#### [Assignment]
When a line in the entries contains the word "ScreenParams", copy that line in full.
(Data supplied)
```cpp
namespace {
int debug_screen(const float *Q, int B, const void *D16, int64_t N, float dmax_norm, const float *thr, int form, float *out_t,
                 void *workspace, size_t workspace_bytes, tt_stream_t stream, bool bf16)
{
    hipStream_t st = (hipStream_t)stream;
    DbgPlan pl;
    if (B <= 0 || N <= 0 || N >= (int64_t)INT_MAX - 64 || !make_dbg_plan(B, N, form, pl))
        return tt_fail(TT_ERR_BAD_SHAPE, "tt_debug_screen_s16: B=%d N=%lld form=%d", B, (long long)N, form);
    if (!Q || !D16 || !out_t)
        return tt_fail(TT_ERR_BAD_SHAPE, "tt_debug_screen_s16: null pointer");
    if (!workspace || workspace_bytes < pl.total || ((uintptr_t)workspace & 255))
        return tt_fail(TT_ERR_WORKSPACE, "tt_debug_screen_s16: workspace %zu < %zu bytes", workspace_bytes, pl.total);
    char *ws = (char *)workspace;
    ScreenParams sp;
    sp.Q = Q;
    sp.D16 = (const _Float16 *)D16;
    sp.B = B;
    sp.N = (int)N;
    sp.k = 1;
    sp.n_chunks = pl.n_chunks;
    sp.tiles_per_chunk = pl.tiles_per_chunk;
    sp.n_tiles = pl.n_tiles;
    sp.static_tiles = pl.n_tiles;
    sp.tail_g = 1;
    sp.tail_blocks = 0;
    sp.tail_ctr = nullptr;
    sp.dmax = dmax_norm;
    sp.cand = nullptr;
    sp.pcnt = nullptr;
    sp.flag = (int *)(ws + pl.flag_off);
    sp.max_val = out_t;
    sp.thr0 = nullptr;
    sp.thr0_stride = 1;
    sp.qimg = (const h8 *)(ws + pl.qimg_off);
    sp.qnorm = (const float *)(ws + pl.qnorm_off);
    sp.dbg_thr = thr;
    sp.keep = nullptr;
    hipLaunchKernelGGL(q_image_kernel, dim3(pl.rows_pad / 32), dim3(128), 0, st, Q, B, (h8 *)(ws + pl.qimg_off),
                       (float *)(ws + pl.qnorm_off), sp.flag, pl.rows_pad / 32, (int *)nullptr, 0);
    TT_LAUNCH_CHECK();
    return launch_screen(form == 0, pl.q_per_block, form, true, sp, pl.n_qgroups * pl.n_chunks, st, bf16);
}
}

TT_EXPORT int tt_debug_screen_s16(const float *Q, int B, const void *D16, int64_t N, float dmax_norm, const float *thr,
                                  int form, float *out_t, void *workspace, size_t workspace_bytes, tt_stream_t stream)
{
    return debug_screen(Q, B, D16, N, dmax_norm, thr, form, out_t, workspace, workspace_bytes, stream, false);
}

TT_EXPORT int tt_debug_screen_s16_bf16(const float *Q, int B, const void *D_bf16, int64_t N, float dmax_norm, const float *thr,
                                       int form, float *out_t, void *workspace, size_t workspace_bytes, tt_stream_t stream)
{
    return debug_screen(Q, B, D_bf16, N, dmax_norm, thr, form, out_t, workspace, workspace_bytes, stream, true);
}
```

Measured before the change: 263,600 queries/s.

## Keep per-chunk top-2 sample maxima in registers instead of per-tile HBM writes

In the sampling pass, each lane now holds a running top-2 of per-tile maxima in registers across its chunk, with no cross-lane shuffle or global store per tile. It writes only 4*STOP values per query per chunk at the end, and the kth-largest/seed selection then reads this smaller array, which is aliased onto the candidate buffer. The aim is to cut global write traffic and selection work in the threshold-seeding step. The finish kernel also reuses pool_v for survivor values and gains an occupancy hint to cut LDS use. The risk is a looser threshold estimate: keeping only the top 2 per lane-group per chunk could drop tiles that would otherwise have counted toward the kth-largest.

```diff
diff --git a/twotowermlretrieval_amd/csrc/screen.hip b/twotowermlretrieval_amd/csrc/screen.hip
--- a/twotowermlretrieval_amd/csrc/screen.hip
+++ b/twotowermlretrieval_amd/csrc/screen.hip
@@ -25,6 +25,8 @@
 constexpr int SURV_MAX = 1024;
 constexpr int POOL_MAX = 8192;
 constexpr int FIN_MAX_CHUNKS = 2048;
+constexpr int STOP = 2;
+constexpr int STOP_MIN_CHUNKS = 64;
 
 struct SCand {
     float v;
@@ -77,6 +79,7 @@
     int *pcnt;
     int *flag;
     float *max_val;
+    float *top_val;
     const float *thr0;
     int thr0_stride;
     const h8 *qimg;
@@ -208,7 +211,7 @@
         flag[blockIdx.x] = (any_bad[0] | any_bad[1]) ? 2 : 0;
 }
 
-template <bool MAXONLY, int NSET, bool BF = false, bool MASKED = false>
+template <bool MAXONLY, int NSET, bool BF = false, bool MASKED = false, bool ONCHIP = false>
 __global__ __launch_bounds__(SW * 64, 2) void screen_kernel(ScreenParams p)
 {
     extern __shared__ __attribute__((aligned(16))) char ring[];
@@ -302,6 +305,13 @@
         __builtin_amdgcn_global_load_lds((gbl_void *)rowp[i], (lds_void *)dst, 16, 0, DMA_AUX);
     };
 
+    float top[ONCHIP ? NSET : 1][STOP];
+#pragma unroll
+    for (int c = 0; c < (ONCHIP ? NSET : 1); ++c)
+#pragma unroll
+        for (int j = 0; j < STOP; ++j)
+            top[c][j] = -INFINITY;
+
     for (;;) {
     if (t0 < t1) {
 #pragma unroll
@@ -392,6 +402,16 @@
 #pragma unroll
                             for (int r = 0; r < 4; ++r)
                                 m = fmaxf(m, !dropped(u, r) ? acc[u][c][r] : -INFINITY);
+                    }
+                    if (ONCHIP) {
+#pragma unroll
+                        for (int j = 0; j < STOP; ++j) {
+                            float &t = top[ONCHIP ? c : 0][j];
+                            const float hi = fmaxf(t, m);
+                            m = fminf(t, m);
+                            t = hi;
+                        }
+                        continue;
                     }
                     m = fmaxf(m, __shfl_xor(m, 16));
                     m = fmaxf(m, __shfl_xor(m, 32));
@@ -488,8 +508,21 @@
     asm volatile("s_waitcnt vmcnt(0)" ::: "memory");
     __builtin_amdgcn_s_barrier();
 
-    if (MAXONLY)
+    if (MAXONLY) {
+        if (ONCHIP) {
+#pragma unroll
+            for (int c = 0; c < NSET; ++c) {
+                const int qrow = qbase + 16 * c + n;
+                if (qrow < p.B) {
+                    float *dst = p.top_val + ((size_t)qrow * p.n_chunks + chunk) * (4 * STOP) + g * STOP;
+#pragma unroll
+                    for (int j = 0; j < STOP; ++j)
+                        dst[j] = top[ONCHIP ? c : 0][j];
+                }
+            }
+        }
         return;
+    }
 #pragma unroll
     for (int c = 0; c < NSET; ++c) {
         int tot = cnt[c] + __shfl_xor(cnt[c], 16);
@@ -761,11 +794,11 @@
     return __uint_as_float((k & 0x80000000u) ? (k & 0x7fffffffu) : ~k);
 }
 
-__global__ __launch_bounds__(256) void screen_finish_kernel(FinishParams p)
+__global__ __launch_bounds__(256, 4) void screen_finish_kernel(FinishParams p)
 {
     __shared__ float pool_v[POOL_MAX];
     __shared__ float qs[256];
-    __shared__ float sv_v[SURV_MAX];
+    float *const sv_v = pool_v;
     __shared__ int sv_x[SURV_MAX];
     __shared__ float red_v[4];
     __shared__ int hist[256];
@@ -1082,6 +1115,8 @@
     bool sample;
     int s_tiles, s_chunks, s_tiles_per_chunk;
     int64_t s_docs;
+    bool s_onchip;
+    int s_vals;
     size_t cand_off, pcnt_off, smax_val_off, sthr_val_off, qimg_off, qnorm_off, stats_off, ws_bytes;
     int rows_pad;
 };
@@ -1132,30 +1167,34 @@
     const TTChunks sc = tt_chunks(pl.s_tiles, one_round(pl.stream, pl.n_qgroups), INT_MAX);
     pl.s_tiles_per_chunk = sc.tiles_per_chunk;
     pl.s_chunks = pl.sample ? sc.n_chunks : 0;
+    const size_t cand_bytes = (size_t)n_tasks * pl.q_per_block * SCAP * sizeof(SCand);
+    pl.s_onchip = pl.sample && !pl.stream && pl.s_chunks >= STOP_MIN_CHUNKS && TT_AB_SWITCH(TT_SCREEN_SAMPLE_ONCHIP, 1) != 0 &&
+                  rows * (size_t)pl.s_chunks * 4 * STOP * sizeof(float) <= cand_bytes;
+    pl.s_vals = pl.s_onchip ? pl.s_chunks * 4 * STOP : pl.s_tiles;
     TTWorkspace ws;
-    pl.cand_off = ws.take((size_t)n_tasks * pl.q_per_block * SCAP * sizeof(SCand));
+    pl.cand_off = ws.take(cand_bytes);
     pl.pcnt_off = ws.take(rows * pl.n_chunks * sizeof(int));
-    pl.smax_val_off = ws.take(rows * (size_t)(pl.sample ? pl.s_tiles : 1) * sizeof(float));
     pl.sthr_val_off = ws.take(rows * sizeof(float));
     pl.qimg_off = ws.take(rows * 256 * sizeof(_Float16));
     pl.qnorm_off = ws.take(rows * sizeof(float));
     pl.tailctr_off = ws.take((size_t)pl.n_qgroups * sizeof(int));
     pl.stats_off = ws.take(rows * 2 * sizeof(int));
+    pl.smax_val_off = pl.s_onchip ? pl.cand_off : ws.take(rows * (size_t)(pl.sample ? pl.s_tiles : 1) * sizeof(float));
     pl.ws_bytes = ws.off;
     return pl;
 }
 
-template <bool MAXONLY, bool BF, bool MASKED>
+template <bool MAXONLY, bool BF, bool MASKED, bool ONCHIP = false>
 const void *screen_fn(bool stream, int q_per_block, int nset)
 {
     if (stream)
         return q_per_block == 64 ? (const void *)screen_stream_kernel<MAXONLY, 4, BF, MASKED>
                                  : (const void *)screen_stream_kernel<MAXONLY, 2, BF, MASKED>;
     switch (nset) {
-    case 4: return (const void *)screen_kernel<MAXONLY, 4, BF, MASKED>;
-    case 3: return (const void *)screen_kernel<MAXONLY, 3, BF, MASKED>;
-    case 2: return (const void *)screen_kernel<MAXONLY, 2, BF, MASKED>;
-    default: return (const void *)screen_kernel<MAXONLY, 1, BF, MASKED>;
+    case 4: return (const void *)screen_kernel<MAXONLY, 4, BF, MASKED, ONCHIP>;
+    case 3: return (const void *)screen_kernel<MAXONLY, 3, BF, MASKED, ONCHIP>;
+    case 2: return (const void *)screen_kernel<MAXONLY, 2, BF, MASKED, ONCHIP>;
+    default: return (const void *)screen_kernel<MAXONLY, 1, BF, MASKED, ONCHIP>;
     }
 }
 
@@ -1165,10 +1204,19 @@
     return masked ? screen_fn<MAXONLY, BF, true>(stream, q_per_block, nset) : screen_fn<MAXONLY, BF, false>(stream, q_per_block, nset);
 }
 
+template <bool BF>
+const void *screen_onchip_fn(int nset, bool masked)
+{
+    return masked ? screen_fn<true, BF, true, true>(false, 0, nset) : screen_fn<true, BF, false, true>(false, 0, nset);
+}
+
 int launch_screen(bool stream, int q_per_block, int nset, bool maxonly, ScreenParams p, int n_tasks, hipStream_t st,
                   bool bf16 = false, bool masked = false)
 {
-    const void *fn = maxonly ? (bf16 ? screen_fn<true, true>(stream, q_per_block, nset, masked) : screen_fn<true, false>(stream, q_per_block, nset, masked))
+    if (p.top_val && (!maxonly || stream))
+        return tt_fail(TT_ERR_UNSUPPORTED, "launch_screen: top_val outside the shared-tile sample pass");
+    const void *fn = p.top_val ? (bf16 ? screen_onchip_fn<true>(nset, masked) : screen_onchip_fn<false>(nset, masked))
+                     : maxonly ? (bf16 ? screen_fn<true, true>(stream, q_per_block, nset, masked) : screen_fn<true, false>(stream, q_per_block, nset, masked))
                              : (bf16 ? screen_fn<false, true>(stream, q_per_block, nset, masked) : screen_fn<false, false>(stream, q_per_block, nset, masked));
     const size_t lds = stream ? (size_t)TW * TSTAGE * TSLAB_BYTES : (size_t)SRING * STILE_BYTES;
     const int blocks = stream ? (n_tasks + TW - 1) / TW : n_tasks;
@@ -1295,6 +1343,7 @@
     sp.pcnt = (int *)(ws + pl.pcnt_off);
     sp.flag = fallback_flag;
     sp.max_val = nullptr;
+    sp.top_val = nullptr;
     sp.thr0 = nullptr;
     sp.thr0_stride = k;
     sp.qimg = (const h8 *)(ws + pl.qimg_off);
@@ -1318,12 +1367,13 @@
             ss.tiles_per_chunk = pl.s_tiles_per_chunk;
             ss.static_tiles = pl.s_tiles;
             ss.tail_blocks = 0;
-            ss.max_val = (float *)(ws + pl.smax_val_off);
+            float *const s_val = (float *)(ws + pl.smax_val_off);
+            (pl.s_onchip ? ss.top_val : ss.max_val) = s_val;
             TT_RC_CHECK(launch_screen(pl.stream, pl.q_per_block, pl.nset, true, ss, pl.n_qgroups * pl.s_chunks, st, bf16, masked));
             if (phase == Phase::SeedList)
-                TT_RC_CHECK(tt_k_largest_list(ss.max_val, B, pl.s_tiles, k_seed, seed, st));
+                TT_RC_CHECK(tt_k_largest_list(s_val, B, pl.s_vals, k_seed, seed, st));
             else
-                TT_RC_CHECK(tt_kth_largest(ss.max_val, B, pl.s_tiles, k_thr, thr_out, st));
+                TT_RC_CHECK(tt_kth_largest(s_val, B, pl.s_vals, k_thr, thr_out, st));
             sp.thr0 = (const float *)(ws + pl.sthr_val_off);
             sp.thr0_stride = 1;
         } else if (seed_only) {
@@ -1588,6 +1638,7 @@
     sp.pcnt = nullptr;
     sp.flag = (int *)(ws + pl.flag_off);
     sp.max_val = out_t;
+    sp.top_val = nullptr;
     sp.thr0 = nullptr;
     sp.thr0_stride = 1;
     sp.qimg = (const h8 *)(ws + pl.qimg_off);
```

Result: faster. 268,700 queries/s (median of 6 runs) (+1.9%).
(End Data supplied)
#### [Task response]
    ScreenParams sp;
 __global__ __launch_bounds__(SW * 64, 2) void screen_kernel(ScreenParams p)
 int launch_screen(bool stream, int q_per_block, int nset, bool maxonly, ScreenParams p, int n_tasks, hipStream_t st,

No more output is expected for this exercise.